Parallel Code Architecture Introduce a new derived class: ParallelTrainer extends Trainer In ParallelTrainer.computeFunctionGradient(), training example terms are evaluated across threads. Scalar values get returned as Futures. The gradient vector must be returned via the calling parameter! 1.Make a new Thread class that accumulates gradient terms over its lifetime 2.Merge those values at the end of the iteration

Results Breakdown of time vs. task for the BOUNDARY and CATEGORY problems

Results (2) Parallel speed-up vs. thread count for the two tasks. The BOUNDARIES task rapidly exhausts scalability, but the CATEGORIES task is still improving at 64 threads. Training time vs. thread count for CATEGORIES. The blue line is for 16 cores/32 hyperthreads.

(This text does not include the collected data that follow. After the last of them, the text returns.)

@@ -500,15 +496,38 @@
             for (int r = 0; r < RS; ++r) {
                 const uint32_t c8 = r0 + rs0 + r < m ? so_code8(symp, b1[r]) : 0u;
                 tab[r] = c8 == 0 ? pf0 : c8 == 8 ? pf1 : c8 == 16 ? pf2 : pf3;
-                vb[L::kRowC + quad * 32 + rs0 + r] = (uint8_t)c8;
+                vb[L::kRowC + quad * 32 + rs0 + r] = (uint8_t)(c8 >> 1);
             }
 #pragma unroll
             for (int x = 0; x < 32 / LP; ++x) {
                 const int q = sub * (32 / LP) + x, jj = j0 + q;
-                vb[L::kColC + quad * 32 + q] = (uint8_t)(q >= qlo && q <= qhi && jj < n ? so_code8(symp, b2[x]) : 0u);
+                cw[x] = q >= qlo && q <= qhi && jj < n ? so_code8(symp, b2[x]) : 0u;
+                vb[L::kColC + quad * 32 + q] = (uint8_t)(cw[x] >> 3);
             }
         }
         asm volatile("s_waitcnt vmcnt(0)" ::: "memory");
+        if (act) {
+            constexpr int NX = 32 / LP;
+            const uint32_t wtop = (uint32_t)(L::kTop + (quad * L::kTopW + LP + sub * NX) * 4);
+            uint32_t e0, e1;
+            if constexpr (LP == 4) {
+                e0 = (uint32_t)(L::kEdge + lane * 16 + 14);
+                e1 = sub < 3 ? (uint32_t)(L::kEdge + (lane + 1) * 16) : (uint32_t)(L::kEdge2 + quad * 64);
+            } else {
+                const int s7 = sub * NX + 7;
+                e0 = (uint32_t)(L::kEdge + (quad * LP + (s7 >> 3)) * 16 + (s7 & 7) * 2);
+                e1 = (sub & 1) ? e0 + 2 : (uint32_t)(L::kEdge + (quad * LP + (s7 >> 3) + 1) * 16);
+            }
+            uint32_t ev[NX];
+#pragma unroll
+            for (int x = 0; x < NX; ++x) ev[x] = *(lds_u16*)(s_so + (x == 0 ? e0 : e1 + (uint32_t)(x - 1) * 2));
+#pragma unroll
+            for (int x = 0; x < NX; ++x) {
+                uint32_t top = ev[x] << 18;
+                if (!has_top) top = NWK ? (uint32_t)border(j0 + sub * NX + x + 1) << 16 : 0u;
+                *(lds_u32*)(s_so + wtop + x * 4) = cw[x] | top;
+            }
+        }
 #ifdef SA_TB_STATS
         {
             const unsigned long long t = __builtin_amdgcn_s_memtime();
@@ -516,66 +535,46 @@
             st_a = t;
         }
 #endif
-        if (act) colc = pack_codes(L::kColC + quad * 32);
         int hl = Hp[RS - 1];
         int prev_up = corner;
         int nmax = qhi - qlo + 1 + (LP - 1);
 #pragma unroll
         for (int off = 32; off >= 1; off >>= 1) nmax = max(nmax, __shfl_xor(nmax, off));
-        auto rd_top = [&](int q) __attribute__((always_inline)) -> int {
-            const int s = slo + q;
-            const int d = min(max((s >> 3) - pk0, 0), 4);
-            const int off = (LP >= 5 || d < 4) ? L::kEdge + (quad * LP + d) * 16 : L::kEdge2 + quad * 64;
-            const int v = (int)((lds_u16*)(s_so + off + (s & 7) * 2))[0] << 2;
-            return has_top ? v : NWK ? border(j0 + q + 1) : 0;
-        };
-        int ntop = rd_top(qlo);
-        for (int u = 0; u < nmax; ++u) {
-            const int q = qlo + u - sub;
-            const int top = ntop;
-            ntop = rd_top(qlo + u + 1);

Drawbacks The big issue: Sarawagi's API does not provide the FeatureGenerator until it is time to start training. (Very flexible). Internal state from Trainer is shared across the package. This makes it difficult to create the threads early- they would have to have their internals replaced every iteration anyway. Thus we create threads late, starting fresh every iteration. Very inefficient, but the overhead is tiny for realistic cases.

Where are we now? I'm working with a new set of grad students to understand some variability. Rounding error causes drift in the optimization trajectory The need to return the gradient vector makes a fully deterministic version very expensive We've also shared ParallelTrainer with a group at CMU which uses Sarawagi's CRF implementation.